Informal gifts of raffia cloth smooth all social relations: husband to wife, son to mother, son to father. They resolve occasions of tension, as peace-offerings; they make parting gifts, or convey congratulations. There are also formal gifts of raffia which are neglected only at risk of rupture of the social ties involved. A man, on reaching adulthood, should give 20 cloths to his father. Otherwise he would be ashamed to ask his father’s help for raising his marriage dues. A man should give 20 cloths to his wife on each delivery of a child …
24

Cloth was also used for various fines and fees, and to pay curers. So for instance, if a man’s wife reported a would-be seducer, it was customary to reward her with 20 cloths for her fidelity (it was not
required, but not doing so was considered decidedly unwise); if an adulterer was caught, he was expected to pay 50 or 100 cloths to the woman’s husband; if the husband and lover disturbed the peace of the village by fighting before the matter was settled, each would have to pay two in compensation, and so forth.

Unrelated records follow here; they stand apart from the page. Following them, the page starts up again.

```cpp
int32_t k_flip_half(const float* x, const float* mask, int B, int C, int T, float* x0, float* x0m,
                    hipStream_t s);
int32_t k_mono_split(const float* x, const float* mask, int B, int C, int T, float sc, float* x0, float* x0m,
                     hipStream_t s);
int32_t k_mono_coupling(const float* x, const float* m, const float* mask, int B, int C, int T, float sc, float* out,
                        hipStream_t s);
int32_t k_coupling_fwd_flip(const float* x, const float* m, const float* mask, int B, int C, int T, float* out,
                            hipStream_t s);
int32_t k_mono_coupling_fwd(const float* x, const float* m, const float* mask, int B, int C, int T, int residual,
                            float* out, hipStream_t s);
int32_t k_seq_mask(const int64_t* lengths, int B, int T_in, int Tp, float* mask, float* mask_out, hipStream_t s);
int32_t k_posterior_sample(const float* stats, const float* eps, const float* mask, int B, int C, int T, int Tp,
                           float* z, float* m_out, float* logs_out, hipStream_t s);
int32_t k_copy_rows(const float* src, int64_t src_stride, int cols_src, float* dst, int64_t dst_stride, int cols_dst,
                    int64_t rows, hipStream_t s);
int32_t k_add(const float* a, const float* b, int64_t n, float* out, hipStream_t s);

int32_t k_rel_attention(const float* q, const float* k, const float* v, int64_t qkv_batch_stride,
                        const float* mask, const float* emb_rel_k, const float* emb_rel_v,
                        int window, int B, int n_heads, int dk, int T, float* scores, float* out,
                        hipStream_t s);

int64_t attn_score_elems(int window, int dk, int B, int n_heads, int T);

int32_t k_randn(float* out, int64_t n, uint64_t seed, uint64_t offset, hipStream_t s);
int32_t k_mask_rows(const float* x, const float* mask, int B, int C, int T, float* out,
                    hipStream_t s);

int32_t k_mas(const float* neg_cent, const int32_t* t_ys, const int32_t* t_xs, int B, int Ty,
              int Tx, int32_t* path, float* values, hipStream_t s);

int32_t k_align_scores(const float* z_p, const float* stats, int B, int I, int Tx, int Ty, float* neg_cent,
                       hipStream_t s);
int32_t k_align_lengths(const int64_t* x_lengths, const int64_t* y_lengths, int B, int Tx, int Ty, int32_t* t_xs,
                        int32_t* t_ys, int32_t* status, hipStream_t s);
int32_t k_path_to_durations(const int32_t* path, const int32_t* t_ys, const int32_t* t_xs, int B, int Tx, int Ty,
                            float* w, float* cum, int32_t* frame2phone, float* attn, hipStream_t s);
int32_t k_counts_to_lengths(const int64_t* counts, const float* mask, int B, int T, float* w_ceil, float* cum,
                            int64_t* y_lengths, int32_t* status, hipStream_t s);

}
```

wetts_amd/csrc/kernels.hip:

```cpp
#include "kernels.h"

namespace wetts {

static inline dim3 grid1d(int64_t n, int threads) {
  return dim3((unsigned)((n + threads - 1) / threads));
}
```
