# GEOS-ESM/QuickChem

Hardware: AMD Instinct MI355X
Metric: OH gridcells/sec (XGBoost predict), C360 L72 batch (higher is better)
Workload: dtype f32

## Files before the change

quickchem_amd/capi.py:

```python
from __future__ import annotations

import ctypes as C
import os
from typing import Optional, Sequence

import numpy as np

_HERE = os.path.dirname(os.path.abspath(__file__))
LIB_PATH = os.path.join(_HERE, "lib", "libohxgb.so")
RING_ROUNDS_DEFAULT = 64
RING_ROUNDS_NO_GRID = 16
RING_ROUNDS_PERMUTED = 4
VISITS_BLOCK_ROWS = 256
VISITS_LDS_BLOCKS_PER_CU = 1
VISITS_GLOBAL_BLOCKS_PER_CU = 4

ABI_SYMBOLS = [
    "XGBGetLastError", "XGDMatrixCreateFromMat", "XGDMatrixFree", "XGDMatrixNumRow", "XGDMatrixNumCol",
    "XGDMatrixSaveBinary", "XGDMatrixCreateFromFile", "XGBoosterCreate", "XGBoosterFree", "XGBoosterLoadModel",
    "XGBoosterSaveModel", "XGBoosterLoadModelFromBuffer", "XGBoosterPredict", "XGBoosterSetParam",
    "OHXDeviceCount", "OHXDMatrixCreateFromDevice", "OHXDMatrixSetGrid", "OHXDMatrixGetGrid", "OHXDMatrixInferGrid", "OHXBoosterPredictDevice", "OHXBoosterCheck",
    "OHXBoosterPredictContribs", "OHXBoosterPredictContribsDevice",
    "OHXBoosterPredictInteractions", "OHXBoosterPredictInteractionsDevice",
    "OHXBoosterPredictContribsFields", "OHXBoosterPredictContribsFieldsDevice",
    "OHXBoosterCountVisits", "OHXBoosterCountVisitsDevice", "OHXBoosterGetVisitCounts", "OHXBoosterResetVisitCounts",
    "OHXBoosterRefreshCover", "OHXBoosterRefitLeaves", "OHXBoosterRefitLeavesDevice",
    "OHXBoosterBoostTrees", "OHXBoosterBoostTreesDevice", "OHXBoosterBoostTreesEval", "OHXBoosterBoostTreesEvalDevice",
    "OHXBoosterBoostTreesWeighted", "OHXBoosterBoostTreesWeightedDevice",
    "OHXBoosterBoostTreesSampled", "OHXBoosterBoostTreesSampledDevice",
    "OHXBoosterBoostTreesDeep", "OHXBoosterBoostTreesDeepDevice",
    "OHXBoosterBoostTreesDeepSampled", "OHXBoosterBoostTreesDeepSampledDevice",
    "OHXQuantileCuts", "OHXDMatrixQuantileCuts",
    "OHXSelectCells", "OHXSelectCellsDevice", "OHXGatherCells", "OHXGatherCellsDevice",
    "OHXScatterCells", "OHXScatterCellsDevice",
    "OHXBoosterPredictFields", "OHXBoosterPredictFieldsDevice", "OHXBoosterRun1", "OHXBoosterRun1Device", "OHXOHPostProcess", "OHXOHPostProcessDevice",
    "OHXJulianDay", "OHXSolarGeometry", "OHXSolarGeometryDevice", "OHXBoosterGetInfo", "OHXBoosterGetNumGroups", "OHXBoosterGetNumCategoricalSplits", "OHXBoosterKernelSymbol", "OHXBoosterKernelSymbolRows",
    "OHXBoosterRingReruns", "OHXBoosterCopyEngineChoice", "OHXUnregisterHost", "OHXReleaseScratch",
    "OHXCommGetUniqueId", "OHXCommInitRank", "OHXCommFree", "OHXCommInfo", "OHXShardRows", "OHXAllGatherOH",
]
REFERENCE_BOUND_SYMBOLS = [
    "XGBoosterLoadModel", "XGBoosterSaveModel", "XGDMatrixSaveBinary", "XGDMatrixFree", "XGDMatrixCreateFromFile",
    "XGBoosterPredict", "XGBoosterCreate", "XGDMatrixCreateFromMat", "XGDMatrixNumRow", "XGDMatrixNumCol",
    "XGBoosterFree",
# ... 1008 lines not shown
```

quickchem_amd/csrc/capi.cpp:

```cpp
#include <hip/hip_runtime_api.h>

#include <algorithm>
#include <cmath>
#include <cstdio>
#include <cstdlib>
#include <cstring>
#include <fstream>
#include <map>
#include <memory>
#include <atomic>
#include <chrono>
#include <mutex>
#include <unordered_map>
#include <sstream>
#include <string>
#include <unordered_set>
#include <vector>

#include "../../include/ohxgb.h"
#include "categorical.hpp"
#include "cells.hpp"
#include "contribs.hpp"
#include "flatten.hpp"
#include "forest.hpp"
// ... 812 lines not shown
  b.dev = use_device(b.device_pref);
  const Forest& flat = b.flat();
  b.placement = place_forest(flat, b.layout);
  b.packed_ok = packed_format_fits(flat, b.placement);
  b.d_roots.upload(b.placement.roots);
  if (b.num_cat != 0) {
    CatForest cf = emit_cat(flat, b.placement);
    b.cat_word_count = cf.words.size();
    b.cat_inline_sets = cf.inline_sets;
    b.cat_word_sets = cf.word_sets;
    if (cf.words.empty()) cf.words.push_back(0u);
    b.d_cat_nodes.upload(cf.nodes);
    b.d_cat_words.upload(cf.words);
    b.d_cat_orig.upload(cf.orig_id);
  } else if (wants_super(b.kernel_name)) {
    SuperForest sf;
    b.super_ok = emit_super(flat, &sf, b.layout.super_pack) && sf.nodes.size() * sizeof(SuperNode) < 0xFFFFFFF0ull;
    if (b.super_ok) {
      b.super_slots = sf.nodes.size();
      b.super_gathers[0] = count_super_gathers(sf, 0);
      b.super_gathers[1] = count_super_gathers(sf, 1);
      b.super_gathers[2] = count_super_gathers(sf, 2);
      b.super_mean_steps = mean_super_steps(sf);
      b.d_super.upload(sf.nodes);
      if (((uintptr_t)b.d_super.p & 127u) != 0) throw OhxError("internal error: the super-node array is not 128-byte aligned");
      b.d_super_heads.upload(sf.heads);
    }
  }
  if (b.num_cat == 0 && b.packed_ok && !(b.super_ok && wants_super(b.kernel_name))) {
    std::vector<PackedNode> packed = emit_packed(flat, b.placement, nullptr);
    b.d_packed.upload(packed);
  }
  if (b.num_cat == 0 && pick_kernel(b) == KernelKind::Wide) ensure_wide(b);
  b.d_flags.ensure(3);
  {
    LibStreams& ls = lib_streams(b.dev.ordinal);
    b.s_exec = ls.exec;
    b.s_copy = ls.copy;
  }
  HIP_CHECK(hipMemsetAsync(b.d_flags.p, 0, 3 * sizeof(uint32_t), b.s_exec));
  HIP_CHECK(hipStreamSynchronize(b.s_exec));
  b.ring_reruns_seen = 0;
  ensure_train_stream(b);
  b.uploaded = true;
}

void ensure_train_stream(BoosterObj& b) {
  b.tune.train = nullptr;
  if (b.tune.overlap_group < 2) return;
  if (!b.train.side) {
    HIP_CHECK(hipStreamCreateWithFlags(&b.train.side, hipStreamNonBlocking));
    HIP_CHECK(hipEventCreateWithFlags(&b.train.fork, hipEventDisableTiming));
    HIP_CHECK(hipEventCreateWithFlags(&b.train.join, hipEventDisableTiming));
  }
  b.tune.train = &b.train;
}

DeviceForest device_forest(const BoosterObj& b) {
  DeviceForest d;
  d.packed = b.d_packed.p;
  d.wide = b.d_wide.p;
  d.roots = b.d_roots.p;
  d.super = b.d_super.p;
  d.super_heads = b.d_super_heads.p;
  d.packed_bytes = (uint32_t)(b.d_packed.n * sizeof(PackedNode));
  d.super_bytes = (uint32_t)(b.d_super.n * sizeof(SuperNode));
  d.num_trees = (uint32_t)b.forest.trees.size();
  d.num_feature = b.forest.num_feature;
  d.base_score = b.margin_base;
  d.tree_tops = (b.super_ok && use_tree_tops(b.tune, b.super_mean_steps)) ? 1u : 0u;
  return d;
}

// ... 3833 lines not shown
```

quickchem_amd/csrc/kernels.hip:

```cpp
#include <hip/hip_runtime.h>

#include <atomic>

#include <cstdint>

#include "kernels.hpp"
#include "walk_device.hpp"

namespace ohx {

namespace {

constexpr int kBlock = 256;
constexpr int kWavesPerBlock = kBlock / kWave;

typedef const __attribute__((address_space(3))) char* lds_cptr;
typedef const __attribute__((address_space(3))) u32x4* lds_u32x4_ptr;
typedef __attribute__((address_space(3))) uint32_t* lds_u32_ptr;
typedef __attribute__((address_space(3))) void* lds_void_ptr;


__device__ __forceinline__ uint64_t launch_row(const PredictArgs& a, uint64_t tile_id, int lane, bool* valid,
                                               uint64_t perm_slots = ~0ull) {
  if (a.perm != nullptr) {
// ... 624 lines not shown
        const bool lane_nan = stage_rows<true>(tile, a.rows, row, valid, a.ncol, fr.num_feature, a.missing,
                                               missing_is_nan, a.flags);
        float* leaves = a.leaf_buf + ((size_t)(tile_id - a.tile_begin) * ntree - a.tree_begin) * kWave + lane;
        (void)walk_tile<FMT, CHAINS, TOPS>(fr, heads, t0, t1, tile, __any(lane_nan), first, nfirst, leaves);
      }
      return;
    }
  }
  uint64_t slots = ~0ull, tile_end = a.tile_end;
  if (a.perm_count != nullptr) {
    const uint32_t filled = *a.perm_count;
    slots = filled < a.perm_slots ? filled : a.perm_slots;
    const uint64_t need = (slots + kWave - 1) / kWave;
    tile_end = need < tile_end ? need : tile_end;
  }
  for (uint64_t tile_id = a.tile_begin + wave_id; tile_id < tile_end; tile_id += nwaves) {
    bool valid;
    const uint64_t row = launch_row(a, tile_id, lane, &valid, slots);
    if (!__any(valid)) continue;
    const bool lane_nan = stage_rows<true>(tile, a.rows, row, valid, a.ncol, fr.num_feature, a.missing,
                                           missing_is_nan, a.flags);
    const bool wave_nan = __any(lane_nan);
    const float acc = walk_tile<FMT, CHAINS, TOPS>(fr, heads, a.tree_begin, a.tree_end, tile, wave_nan, first, nfirst);
    if (valid) __builtin_nontemporal_store(acc, out + row);
  }
}

constexpr int kRingChains = 4;
constexpr int kRingWaves = 16;
constexpr int kRingBlock = kRingWaves * kWave;
constexpr uint32_t kRingSteps = 4;
constexpr uint32_t kRingSlots = 176;
constexpr uint32_t kRingBuffers = 4;
constexpr uint32_t kRingTreeBytes = kRingSlots * 16u;
constexpr uint32_t kRingBufBytes = kRingChains * kRingTreeBytes;
constexpr uint32_t kRingDmaLoads = kRingChains * kRingSlots / kWave;
static_assert(kRingChains * kRingSlots % kWave == 0, "a group is whole wave loads");
#ifndef OHX_EXP_RING_SPIN
#define OHX_EXP_RING_SPIN (1u << 21)
#endif
constexpr uint32_t kRingSpinLimit = OHX_EXP_RING_SPIN;
constexpr size_t kRingLdsBytes = (size_t)kRingWaves * 27 * kWave * sizeof(float) + (size_t)kRingBuffers * kRingBufBytes +
                                 (size_t)(kRingWaves + 4) * sizeof(uint32_t);
static_assert(kRingLdsBytes <= 160 * 1024, "LDS of a block");

__device__ __forceinline__ uint32_t ring_load(lds_u32_ptr p) {
  return __hip_atomic_load(p, __ATOMIC_RELAXED, __HIP_MEMORY_SCOPE_WORKGROUP);
}
__device__ __forceinline__ void ring_store(lds_u32_ptr p, uint32_t v) {
  __hip_atomic_store(p, v, __ATOMIC_RELAXED, __HIP_MEMORY_SCOPE_WORKGROUP);
}
__device__ __forceinline__ void ring_order() { asm volatile("s_waitcnt lgkmcnt(0)" ::: "memory"); }

__device__ __forceinline__ void dma_to_lds_b128(u32x4 desc, uint32_t off, uint32_t lds_addr) {
#if defined(__gfx950__)
  uint32_t keep;
  const uint32_t m0_value = (uint32_t)__builtin_amdgcn_readfirstlane((int)lds_addr);
  asm volatile(
      "s_mov_b32 %0, m0\n\ts_mov_b32 m0, %3\n\ts_nop 0\n\tbuffer_load_dwordx4 %1, %2, 0 offen lds\n\ts_mov_b32 m0, %0"
      : "=&s"(keep)
      : "v"(off), "s"(desc), "s"(m0_value)
      : "memory");
#else
  (void)desc; (void)off; (void)lds_addr;
  __builtin_trap();
#endif
}

struct TopRing {
  lds_cptr ring;
  uint32_t ring_addr;
  lds_u32_ptr progress, filled, claim, abort;
  u32x4 desc;
  __amdgpu_buffer_rsrc_t forest;
  const SuperTreeHead* heads;
  uint32_t t0, t1, ngroups;
  uint32_t total;
  uint32_t g;
  bool gave_up;
};
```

Gifts tended to flow upward. Young people were always giving little presents of cloth as marks of respect to fathers, mothers, uncles, and the like. These gifts were hierarchical in nature: that is, it never occurred to those receiving them that they should have to reciprocate in any way. As a result, elders, and especially elder men, usually had a few extra pieces lying around, and young men, who could never weave quite enough to meet their needs, would have to turn to them whenever time for some major payment rolled around: for instance, if they had to pay a major fine, or wished to hire a doctor to assist their wife in child-birth, or wanted to join a cult society. They were thus always slightly in debt, or at least slightly beholden, to their elders. But everyone also had a whole range of friends and relatives who they had helped out, and so could turn to for assistance.
25

Marriage was particularly expensive, since the arrangements usually required getting one’s hands on several bars of camwood. If raffia cloth was the small change of social life, camwood—a rare imported wood used for the manufacture of cosmetics—was the high-denomination currency. A hundred raffia cloths were equivalent to three to five bars. Few individuals owned much in the way of camwood, usually just little bits to grind up for their own use. Most was kept in each village’s collective treasury.